Rajungan (Portunus pelagicus)merupakan salah satu jenis
kepiting dari suku Portunidae yang mempunyai potensi besar menjadi komoditas
ekspor perikanan, dimana ekspor rajungan
secara kuantitas maupun nilai jualnya terus mengalami peningkatan
(Dirjen Perikanan, 2003).
Produk utama ekspor rajungan adalah daging rajungan
pasteurisasi (pasteurize crab meat). Produk ini memerlukan bahan baku daging rajungan
yang berkualitas tinggi (excellent), sehingga dalam proses produksi juga dihasilkan daging
rajungan kualitas kedua (second grade).
Saat ini daging
rajungan kualitas kedua hanya dijual dalam bentuk produk rajungan
sterilisasi dan hanya dipasarkan di dalam negeri. Walaupun demikian produk
rajungan sterilisasi ini masih memiliki nilai jual yang cukup tinggi, sehingga
kurang terjangkau oleh masyarakat pada umumnya.

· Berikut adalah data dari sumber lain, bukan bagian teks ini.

#define PH_DPP_ROW0 \
    "v_mul_f32_dpp %0, %8, %12 row_newbcast:0 row_mask:0xf bank_mask:0xf\n\t" \
    "v_mul_f32_dpp %1, %9, %12 row_newbcast:0 row_mask:0xf bank_mask:0xf\n\t" \
    "v_mul_f32_dpp %2, %10, %12 row_newbcast:0 row_mask:0xf bank_mask:0xf\n\t" \
    "v_mul_f32_dpp %3, %11, %12 row_newbcast:0 row_mask:0xf bank_mask:0xf\n\t" \
    "v_fmac_f32_dpp %0, %8, %13 row_newbcast:1 row_mask:0xf bank_mask:0xf\n\t" \
    "v_fmac_f32_dpp %1, %9, %13 row_newbcast:1 row_mask:0xf bank_mask:0xf\n\t" \
    "v_fmac_f32_dpp %2, %10, %13 row_newbcast:1 row_mask:0xf bank_mask:0xf\n\t" \
    "v_fmac_f32_dpp %3, %11, %13 row_newbcast:1 row_mask:0xf bank_mask:0xf\n\t" \
    "v_fmac_f32_dpp %0, %8, %14 row_newbcast:2 row_mask:0xf bank_mask:0xf\n\t" \
    "v_fmac_f32_dpp %1, %9, %14 row_newbcast:2 row_mask:0xf bank_mask:0xf\n\t" \
    "v_fmac_f32_dpp %2, %10, %14 row_newbcast:2 row_mask:0xf bank_mask:0xf\n\t" \
    "v_fmac_f32_dpp %3, %11, %14 row_newbcast:2 row_mask:0xf bank_mask:0xf\n\t" \
    "v_fmac_f32_dpp %0, %8, %15 row_newbcast:3 row_mask:0xf bank_mask:0xf\n\t" \
    "v_fmac_f32_dpp %1, %9, %15 row_newbcast:3 row_mask:0xf bank_mask:0xf\n\t" \
    "v_fmac_f32_dpp %2, %10, %15 row_newbcast:3 row_mask:0xf bank_mask:0xf\n\t" \
    "v_fmac_f32_dpp %3, %11, %15 row_newbcast:3 row_mask:0xf bank_mask:0xf\n\t"
#define PH_DPP_ROW1 \
    "v_fmac_f32_dpp %0, %8, %16 row_newbcast:4 row_mask:0xf bank_mask:0xf\n\t" \
    "v_fmac_f32_dpp %1, %9, %16 row_newbcast:4 row_mask:0xf bank_mask:0xf\n\t" \
    "v_fmac_f32_dpp %2, %10, %16 row_newbcast:4 row_mask:0xf bank_mask:0xf\n\t" \
    "v_fmac_f32_dpp %3, %11, %16 row_newbcast:4 row_mask:0xf bank_mask:0xf\n\t" \
    "v_fmac_f32_dpp %0, %8, %17 row_newbcast:5 row_mask:0xf bank_mask:0xf\n\t" \
    "v_fmac_f32_dpp %1, %9, %17 row_newbcast:5 row_mask:0xf bank_mask:0xf\n\t" \
    "v_fmac_f32_dpp %2, %10, %17 row_newbcast:5 row_mask:0xf bank_mask:0xf\n\t" \
    "v_fmac_f32_dpp %3, %11, %17 row_newbcast:5 row_mask:0xf bank_mask:0xf\n\t" \
    "v_fmac_f32_dpp %0, %8, %18 row_newbcast:6 row_mask:0xf bank_mask:0xf\n\t" \
    "v_fmac_f32_dpp %1, %9, %18 row_newbcast:6 row_mask:0xf bank_mask:0xf\n\t" \
    "v_fmac_f32_dpp %2, %10, %18 row_newbcast:6 row_mask:0xf bank_mask:0xf\n\t" \
    "v_fmac_f32_dpp %3, %11, %18 row_newbcast:6 row_mask:0xf bank_mask:0xf\n\t" \
    "v_fmac_f32_dpp %0, %8, %19 row_newbcast:7 row_mask:0xf bank_mask:0xf\n\t" \
    "v_fmac_f32_dpp %1, %9, %19 row_newbcast:7 row_mask:0xf bank_mask:0xf\n\t" \
    "v_fmac_f32_dpp %2, %10, %19 row_newbcast:7 row_mask:0xf bank_mask:0xf\n\t" \
    "v_fmac_f32_dpp %3, %11, %19 row_newbcast:7 row_mask:0xf bank_mask:0xf\n\t"
#define PH_DPP_ROW2 \
    "v_fmac_f32_dpp %0, %8, %20 row_newbcast:8 row_mask:0xf bank_mask:0xf\n\t" \
    "v_fmac_f32_dpp %1, %9, %20 row_newbcast:8 row_mask:0xf bank_mask:0xf\n\t" \
    "v_fmac_f32_dpp %2, %10, %20 row_newbcast:8 row_mask:0xf bank_mask:0xf\n\t" \
    "v_fmac_f32_dpp %3, %11, %20 row_newbcast:8 row_mask:0xf bank_mask:0xf\n\t" \
    "v_fmac_f32_dpp %0, %8, %21 row_newbcast:9 row_mask:0xf bank_mask:0xf\n\t" \
    "v_fmac_f32_dpp %1, %9, %21 row_newbcast:9 row_mask:0xf bank_mask:0xf\n\t" \
    "v_fmac_f32_dpp %2, %10, %21 row_newbcast:9 row_mask:0xf bank_mask:0xf\n\t" \
    "v_fmac_f32_dpp %3, %11, %21 row_newbcast:9 row_mask:0xf bank_mask:0xf\n\t" \
    "v_fmac_f32_dpp %0, %8, %22 row_newbcast:10 row_mask:0xf bank_mask:0xf\n\t" \
    "v_fmac_f32_dpp %1, %9, %22 row_newbcast:10 row_mask:0xf bank_mask:0xf\n\t" \
    "v_fmac_f32_dpp %2, %10, %22 row_newbcast:10 row_mask:0xf bank_mask:0xf\n\t" \
    "v_fmac_f32_dpp %3, %11, %22 row_newbcast:10 row_mask:0xf bank_mask:0xf\n\t" \
    "v_fmac_f32_dpp %0, %8, %23 row_newbcast:11 row_mask:0xf bank_mask:0xf\n\t" \
    "v_fmac_f32_dpp %1, %9, %23 row_newbcast:11 row_mask:0xf bank_mask:0xf\n\t" \
    "v_fmac_f32_dpp %2, %10, %23 row_newbcast:11 row_mask:0xf bank_mask:0xf\n\t" \
    "v_fmac_f32_dpp %3, %11, %23 row_newbcast:11 row_mask:0xf bank_mask:0xf\n\t"
#define PH_DPP_ROW3 \
    "v_fmac_f32_dpp %0, %8, %24 row_newbcast:12 row_mask:0xf bank_mask:0xf\n\t" \
    "v_fmac_f32_dpp %1, %9, %24 row_newbcast:12 row_mask:0xf bank_mask:0xf\n\t" \
    "v_fmac_f32_dpp %2, %10, %24 row_newbcast:12 row_mask:0xf bank_mask:0xf\n\t" \
    "v_fmac_f32_dpp %3, %11, %24 row_newbcast:12 row_mask:0xf bank_mask:0xf\n\t" \
    "v_fmac_f32_dpp %0, %8, %25 row_newbcast:13 row_mask:0xf bank_mask:0xf\n\t" \
    "v_fmac_f32_dpp %1, %9, %25 row_newbcast:13 row_mask:0xf bank_mask:0xf\n\t" \
    "v_fmac_f32_dpp %2, %10, %25 row_newbcast:13 row_mask:0xf bank_mask:0xf\n\t" \
    "v_fmac_f32_dpp %3, %11, %25 row_newbcast:13 row_mask:0xf bank_mask:0xf\n\t" \
    "v_fmac_f32_dpp %0, %8, %26 row_newbcast:14 row_mask:0xf bank_mask:0xf\n\t" \
    "v_fmac_f32_dpp %1, %9, %26 row_newbcast:14 row_mask:0xf bank_mask:0xf\n\t" \
    "v_fmac_f32_dpp %2, %10, %26 row_newbcast:14 row_mask:0xf bank_mask:0xf\n\t" \
    "v_fmac_f32_dpp %3, %11, %26 row_newbcast:14 row_mask:0xf bank_mask:0xf\n\t" \
    "v_fmac_f32_dpp %0, %8, %27 row_newbcast:15 row_mask:0xf bank_mask:0xf\n\t" \
    "v_fmac_f32_dpp %1, %9, %27 row_newbcast:15 row_mask:0xf bank_mask:0xf\n\t" \
    "v_fmac_f32_dpp %2, %10, %27 row_newbcast:15 row_mask:0xf bank_mask:0xf\n\t" \
    "v_fmac_f32_dpp %3, %11, %27 row_newbcast:15 row_mask:0xf bank_mask:0xf\n\t"
#define PH_DPP_ROWS_TEXT PH_DPP_ROW0 PH_DPP_ROW1 PH_DPP_ROW2 PH_DPP_ROW3
#define PH_DS_OFF1 "16"
#define PH_DS_OFF2 "32"
#define PH_DS_OFF3 "48"
#ifndef PHOTON_PRIO_BASE
#define PHOTON_PRIO_BASE 1
#endif
#ifndef PHOTON_PRIO_BLEND
#define PHOTON_PRIO_BLEND 0
#endif
#ifndef PHOTON_PRIO_TAPS_DPP
#define PHOTON_PRIO_TAPS_DPP 3
#endif
#ifndef PHOTON_PRIO_TAPS_LDS
#define PHOTON_PRIO_TAPS_LDS 0
#endif
#ifndef PHOTON_PRIO_BRICK
#define PHOTON_PRIO_BRICK 2
#endif
#ifndef PHOTON_DPP_SLABS
#define PHOTON_DPP_SLABS 3
#endif
constexpr int kDppSlabs = PHOTON_DPP_SLABS;
static_assert(kDppSlabs >= 1 && kDppSlabs <= 4, "PHOTON_DPP_SLABS");
#define PH_DPP_OPERANDS(S, T) \
            : "=&v"(S.x), "=&v"(S.y), "=&v"(S.z), "=&v"(S.w), "=&v"(d0), "=&v"(d1), "=&v"(d2), "=&v"(d3) \
            : "v"(T.x), "v"(T.y), "v"(T.z), "v"(T.w), "v"(wxy[0][0]), "v"(wxy[0][1]), "v"(wxy[0][2]), "v"(wxy[0][3]), \
              "v"(wxy[1][0]), "v"(wxy[1][1]), "v"(wxy[1][2]), "v"(wxy[1][3]), "v"(wxy[2][0]), "v"(wxy[2][1]), "v"(wxy[2][2]), \
              "v"(wxy[2][3]), "v"(wxy[3][0]), "v"(wxy[3][1]), "v"(wxy[3][2]), "v"(wxy[3][3]) \
            : "memory"
__device__ __forceinline__ void dpp_slab(f4 &s, const f4 &tex, const float (&wxy)[4][4]) {
    float d0, d1, d2, d3;
    asm volatile("s_nop 4\n\t" PH_DPP_ROWS_TEXT PH_DPP_OPERANDS(s, tex));
}
__device__ __forceinline__ f4 cubic_taps_hybrid(const f4 *blk, const f4 &reg, const f4 (&more)[3], const float (&wx)[4], const float (&wy)[4],
                                                const float (&wz)[4]) {
    typedef float v4f __attribute__((ext_vector_type(4)));
    constexpr int R = 4 * kDppSlabs;
    float wxy[4][4];
#pragma unroll
    for (int b = 0; b < 4; b++)
#pragma unroll
        for (int a = 0; a < 4; a++) wxy[b][a] = wx[a] * wy[b];
    v4f t0, t1, t2, t3;
    f4 s;
    const unsigned lds = (unsigned)(size_t)blk + 64u * R;
#if PHOTON_PRIO_TAPS_DPP != PHOTON_PRIO_BASE
    __builtin_amdgcn_s_setprio(PHOTON_PRIO_TAPS_DPP);
#endif
    if (R < 16)
    asm volatile(
            "ds_read_b128 %4, %28\n\t"
            "ds_read_b128 %5, %28 offset:" PH_DS_OFF1 "\n\t"
            "ds_read_b128 %6, %28 offset:" PH_DS_OFF2 "\n\t"
            "ds_read_b128 %7, %28 offset:" PH_DS_OFF3 "\n\t"
            "s_nop 4\n\t"
            PH_DPP_ROWS_TEXT
            "s_waitcnt lgkmcnt(0)"
            : "=&v"(s.x), "=&v"(s.y), "=&v"(s.z), "=&v"(s.w), "=&v"(t0), "=&v"(t1), "=&v"(t2), "=&v"(t3)
            : "v"(reg.x), "v"(reg.y), "v"(reg.z), "v"(reg.w), "v"(wxy[0][0]), "v"(wxy[0][1]), "v"(wxy[0][2]), "v"(wxy[0][3]),
              "v"(wxy[1][0]), "v"(wxy[1][1]), "v"(wxy[1][2]), "v"(wxy[1][3]), "v"(wxy[2][0]), "v"(wxy[2][1]), "v"(wxy[2][2]),
              "v"(wxy[2][3]), "v"(wxy[3][0]), "v"(wxy[3][1]), "v"(wxy[3][2]), "v"(wxy[3][3]), "v"(lds)
            : "memory");
    else {
        dpp_slab(s, reg, wxy);
        t0 = t1 = t2 = t3 = v4f{0, 0, 0, 0};
    }
    f4 acc = f4{wz[0] * s.x, wz[0] * s.y, wz[0] * s.z, wz[0] * s.w};
#pragma unroll
    for (int z = 1; z < kDppSlabs; z++) {
        dpp_slab(s, more[z - 1], wxy);
        acc = f4{fmaf(wz[z], s.x, acc.x), fmaf(wz[z], s.y, acc.y), fmaf(wz[z], s.z, acc.z), fmaf(wz[z], s.w, acc.w)};
        asm volatile("" : "+v"(acc.x), "+v"(acc.y), "+v"(acc.z), "+v"(acc.w) : : "memory");
    }
#if PHOTON_PRIO_TAPS_DPP != PHOTON_PRIO_TAPS_LDS
    __builtin_amdgcn_s_setprio(PHOTON_PRIO_TAPS_LDS);
#endif
    f4 t[4] = {f4{t0.x, t0.y, t0.z, t0.w}, f4{t1.x, t1.y, t1.z, t1.w}, f4{t2.x, t2.y, t2.z, t2.w}, f4{t3.x, t3.y, t3.z, t3.w}};
    float w0 = wxy[0][0];
#pragma unroll
    for (int r = R; r < 16; r++) {
        const int b = r & 3, c = r >> 2;
#pragma unroll
        for (int a = 0; a < 4; a++) {
            const f4 ta = t[a];
            const float w = (a == 0 && b == 0) ? w0 : wxy[b][a];
            if (a == 0 && b == 0) s = f4{w * ta.x, w * ta.y, w * ta.z, w * ta.w};
            else s = f4{fmaf(w, ta.x, s.x), fmaf(w, ta.y, s.y), fmaf(w, ta.z, s.z), fmaf(w, ta.w, s.w)};
            asm volatile("" : "+v"(s.x), "+v"(s.y), "+v"(s.z), "+v"(s.w) : : "memory");
            if (r < 15) t[a] = ldtexel(blk + ((r + 1) >> 2) * 16 + ((r + 1) & 3) * 4 + a);
            asm volatile("" : "+v"(w0) : : "memory");
        }
        if (b == 3) {
            if (c == 0) acc = f4{wz[0] * s.x, wz[0] * s.y, wz[0] * s.z, wz[0] * s.w};
            else acc = f4{fmaf(wz[c], s.x, acc.x), fmaf(wz[c], s.y, acc.y), fmaf(wz[c], s.z, acc.z), fmaf(wz[c], s.w, acc.w)};
            asm volatile("" : "+v"(acc.x), "+v"(acc.y), "+v"(acc.z), "+v"(acc.w) : : "memory");
        }
    }
#if PHOTON_PRIO_TAPS_LDS != PHOTON_PRIO_BASE
    __builtin_amdgcn_s_setprio(PHOTON_PRIO_BASE);
#endif
    return acc;
}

Produk rajungan kualitas kedua masih berpotensi untuk
dikembangkan melalui pengolahan menjadi produk pangan yang menarik , memiliki
nilai gizi yang tinggi, dan ekonomis harganya. Salah satu upaya pengembangan yang perlu dicoba adalah
mensubstitusi daging rajungan dengan daging ikan lele menjadi produk naget rajungan.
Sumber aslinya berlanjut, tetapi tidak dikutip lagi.